With Jordan, in the proto-Federal Vision period, there came to be some idea of ritual perfection. The clergy had to pray exactly twice during the communion service, or it was disobedience and not honored by God, etc.



> Now, who is not FV? Shepherd is a source for the FV, but not one himself.
> 
> 
> 
> 
> I'm not sure this is true. Norman holds all the major FV views and even though he denies being influenced (or even reading!) the NPP, he has the same covenantal nomist structure: in by grace, stay in by works/faithfulness. Norm is the real sponsor of the FV, but your point
Click to expand...


The pastor of the PCA church, from which I departed, is a protoge and personal friend of Shepherd's, but also highly devoted to N.T. Wright (although he claims to have come to the NPP type of thinking independently as a student at Westminster before finding Wright). He tried to persuade Shepherd to appreciate Wright, but Shepherd wasn't buying it.

But Shepherd is quite explicit in his writings that Paul was opposing the teaching that works earned salvation. The Federal Vision people follow the New Perspectives teaching in saying that Paul was not preocupied by this because such a teaching of works righteousness wasn't around for him to be opposing.


----------



## johnny_redeemed

> _Originally posted by R. Scott Clark_
> Does your question imply that the FV is a stable movement with a fixed core of doctrines?




No Sir, not at all. I am new (been studying it for less than 6 month) to the hold FV thing. I just keep hearing this charge, but I do not see it to be the case. NOT to say that it is not the case (hope you followed that). I just would like to see the move that has taken place. 



Just so there is no ambiguity...I am not at this time a person who would at all call himself and FVer.

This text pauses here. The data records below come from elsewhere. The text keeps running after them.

template <int T, int RPT, int KWR>
__global__ void __launch_bounds__(T, QD_SR_WPS_OF(RPT)) qd_osd0_sr_kernel(OsdSrArgs a)
{
    extern __shared__ __align__(16) unsigned char smem[];
#if QD_SR_PRIO
    __builtin_amdgcn_s_setprio(QD_SR_PRIO);
#endif
    const int tid = threadIdx.x, lane = tid & 63;
    constexpr int NW = T / 64;
    static_assert(NW <= 16 && T >= 256, "key / flag records hold 16 wavefronts; the tier drawing wants >= 256 threads");
    uint64_t *tb = reinterpret_cast<uint64_t *>(smem + a.o_tb);
    uint64_t *sortbuf = tb;
    int16_t *rowpiv = reinterpret_cast<int16_t *>(smem + a.o_rowpiv);
    uint16_t *prow = reinterpret_cast<uint16_t *>(smem + a.o_prow);
    uint32_t *pcol = reinterpret_cast<uint32_t *>(smem + a.o_pcol);
    uint16_t *ppos = reinterpret_cast<uint16_t *>(smem + a.o_ppos);
    uint64_t *nz = reinterpret_cast<uint64_t *>(smem + a.o_nz);
    uint32_t *cand = reinterpret_cast<uint32_t *>(smem + a.o_cand);
    uint64_t *stq = reinterpret_cast<uint64_t *>(smem + a.o_stq);
    uint32_t *stsp = reinterpret_cast<uint32_t *>(smem + a.o_stsp);
    uint32_t *bcols = reinterpret_cast<uint32_t *>(smem + a.o_bcols);
    uint32_t *red = reinterpret_cast<uint32_t *>(smem + a.o_red);
    uint32_t *sumbuf = red + 96;
    uint32_t *outw = reinterpret_cast<uint32_t *>(smem + a.o_out);
    uint16_t *order = reinterpret_cast<uint16_t *>(smem + a.o_order);
    const int m = a.m, m_pad = a.m_pad, mw = a.mw, dlog = a.ell_log2;
    uint64_t *qglb = a.q_spill + (size_t)blockIdx.x * (size_t)(mw > KWR ? mw - KWR : 0) * m_pad;
    const int nfail = *a.fail_count;
    if (tid == 0) red[81] = 0u;
    for (int item = blockIdx.x; item < nfail; item += gridDim.x) {
        const int slot = item;
        const int64_t shot = a.fail_list[slot];
        const float *llr = a.llr_ws + (int64_t)slot * a.n_pad;
        const uint8_t *det = a.det + shot * a.det_stride + a.det_offset;
        const uint8_t *upd = a.upd ? a.upd + shot * a.upd_stride : nullptr;
#ifdef QD_OSD_TIMING
        unsigned long long acc_[12] = {0, 0, 0, 0, 0, 0, 0, 0, 0, 0, 0, 0};
        unsigned long long tick_ = wall_clock64();
#endif
        uint64_t my_tb[RPT], my_q[RPT][KWR];
        uint32_t my_sp = 0, my_piv = 0;
#pragma unroll
        for (int i = 0; i < RPT; ++i) {
            const int r = tid + i * T;
            uint32_t sbit = 0;
            if (r < m) {
                sbit = det[r] & 1u;
                if (upd && r < a.upd_rows) sbit ^= upd[r] & 1u;
            }
            my_sp |= sbit << i;
            my_tb[i] = 0ull;
#pragma unroll
            for (int w = 0; w < KWR; ++w) my_q[i][w] = 0ull;
            if (r < m_pad) rowpiv[r] = -1;
        }
        for (int w = tid; w < a.out_words; w += T) outw[w] = 0u;
        if (tid < 240) cand[tid] = (tid % 80) < 64 ? QD_NOKEY : 0u;
        if (tid == 0) red[72] = 0u;
        __syncthreads();
        QD_TICK(10)

        int npiv = 0, done = 0, draining = 0, cmaxp1 = 64, sphase = 0, rd = 0, bseq = 0, ntier = 0;
        uint32_t my_bp = 0;
        uint32_t lo_key = 0, lo_idx = 0;
        while (!done) {
            TierState ts{lo_key, lo_idx, sphase, 0, ntier == 0 ? a.tier_first : QD_OSD_TIER};
            const bool first_tier = ntier == 0;
            if (first_tier) ts.guess = red[81];
            ++ntier;
            const int cnt = qd_osd_draw_tier<T, QD_OSD_KPT, OsdSrArgs, 6>(a, llr, sortbuf, order, red, sumbuf, ts);
            lo_key = ts.lo_key; lo_idx = ts.lo_idx; sphase = ts.sphase;
            if (first_tier && QD_SR_TIER_GUESS) {
                const uint32_t lim1 = (uint32_t)a.tier_first, step = 1u << 20;
                uint32_t g = ts.guess;
                if (ts.cut) g = ts.count * 20u > lim1 * 17u ? ts.cut - step : (ts.count * 20u < lim1 * 11u ? ts.cut + step : ts.cut);
                else if (g) g = ts.count > lim1 ? g - step : g;
                if (g > 0xFFFFFFFFu - step) g = 0u;
                if (tid == 0) red[81] = g;
            }
            QD_TICK(0)
            if (ts.exhausted) break;
            for (int base = 0; base < cnt && !done; base += 64, ++bseq) {
                const int nb = min(64, cnt - base);
#pragma unroll
                for (int i = 0; i < RPT; ++i) { const int r = tid + i * T; if (r < m_pad) tb[r] = 0ull; }
                if (tid < mw) nz[tid] = 0ull;
                if (tid < 64) bcols[tid] = tid < nb ? (uint32_t)order[base + tid] : 0xFFFFFFFFu;
                __syncthreads();
                for (int x = tid; x < (64 << dlog); x += T) {
                    const int c = x >> dlog, q = x & ((1 << dlog) - 1);
                    const uint32_t col = bcols[c];
                    if (col != 0xFFFFFFFFu) {
                        const uint32_t r = a.csc_ell[((size_t)col << dlog) + q];
// ... 173 lines not shown
            if (draining && ((my_bp >> i) & 1u) && (int)(ppos[rowpiv[r]] & 63u) >= cmaxp1) ++over;
        }
        const uint32_t tot = qd_block_sum<T>(over | (resid << 16), sumbuf, sphase);
        const int inconsistent = (tot >> 16) != 0u;
        const int npiv_rep = npiv - (int)(tot & 0xFFFFu);
        if (inconsistent) {
            if (tid == 0) a.hard_list[atomicAdd(a.hard_count, 1)] = slot;
        } else {
#pragma unroll
            for (int i = 0; i < RPT; ++i)
                if (((my_piv >> i) & 1u) && ((my_sp >> i) & 1u)) {
                    const uint32_t j = pcol[rowpiv[tid + i * T]];
                    atomicOr(&outw[j >> 5], 1u << (j & 31u));
                }
            __syncthreads();
            for (int w = tid; w < a.out_words; w += T) a.err_bits[shot * a.out_words + w] = outw[w];
            if (tid == 0) a.status[shot] = (a.status[shot] & 0xFFFF) | (1 << 17) | (min(npiv_rep, 4095) << 20);
        }
        QD_TICK(3)
#ifdef QD_OSD_TIMING
        if (tid == 0) {
            for (int i = 0; i < 8; ++i) atomicAdd(&a.dbg[i], acc_[i]);
            atomicAdd(&a.dbg[8], 1ull); atomicAdd(&a.dbg[9], (unsigned long long)npiv); atomicAdd(&a.dbg[10], acc_[10]); atomicAdd(&a.dbg[11], acc_[11]); atomicAdd(&a.dbg[12], (unsigned long long)ntier); atomicAdd(&a.dbg[13], (unsigned long long)bseq);
        }
#endif
        __syncthreads();
    }
}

I do not know of ANY of there doctrinal distinctive that I hold for sure!


----------



## tewilder

> The problem is that there are a lot of critics who are Christian Reconstruction haters, and friendly to Meredith Kline, and they will give you a distorted view of the Federal Vision.
> 
> 
> 
> 
> Well, I don't know that I'm a CR "hater," but I am a critic and I am friendly to MGK.
Click to expand...


The way I would put is, Can we consider Hortonism and similar kingdom fleeing types of Churchianity to be confessional and Reformed?



> Is it possible that your evident animus to MGK is coloring your perception of these issues? Your attempt to tie him to the FV seems REALLY far fetched!
> 
> I think I've been fair in re the connection between the CR and the FV. I've made some connections (the Quest for Illegitimate Religious Certainty) but I've recognized that there are strong CR/Theonomic critics of the FV.



It is the whole Westminster seminary trajectory that is reponsible: Murray, Van Til, Kline. All important to Christian Reconstruction, and all import to the Federal Vision. One difference between Christian Reconstruction and the Federal Vision is that Kline became even more important.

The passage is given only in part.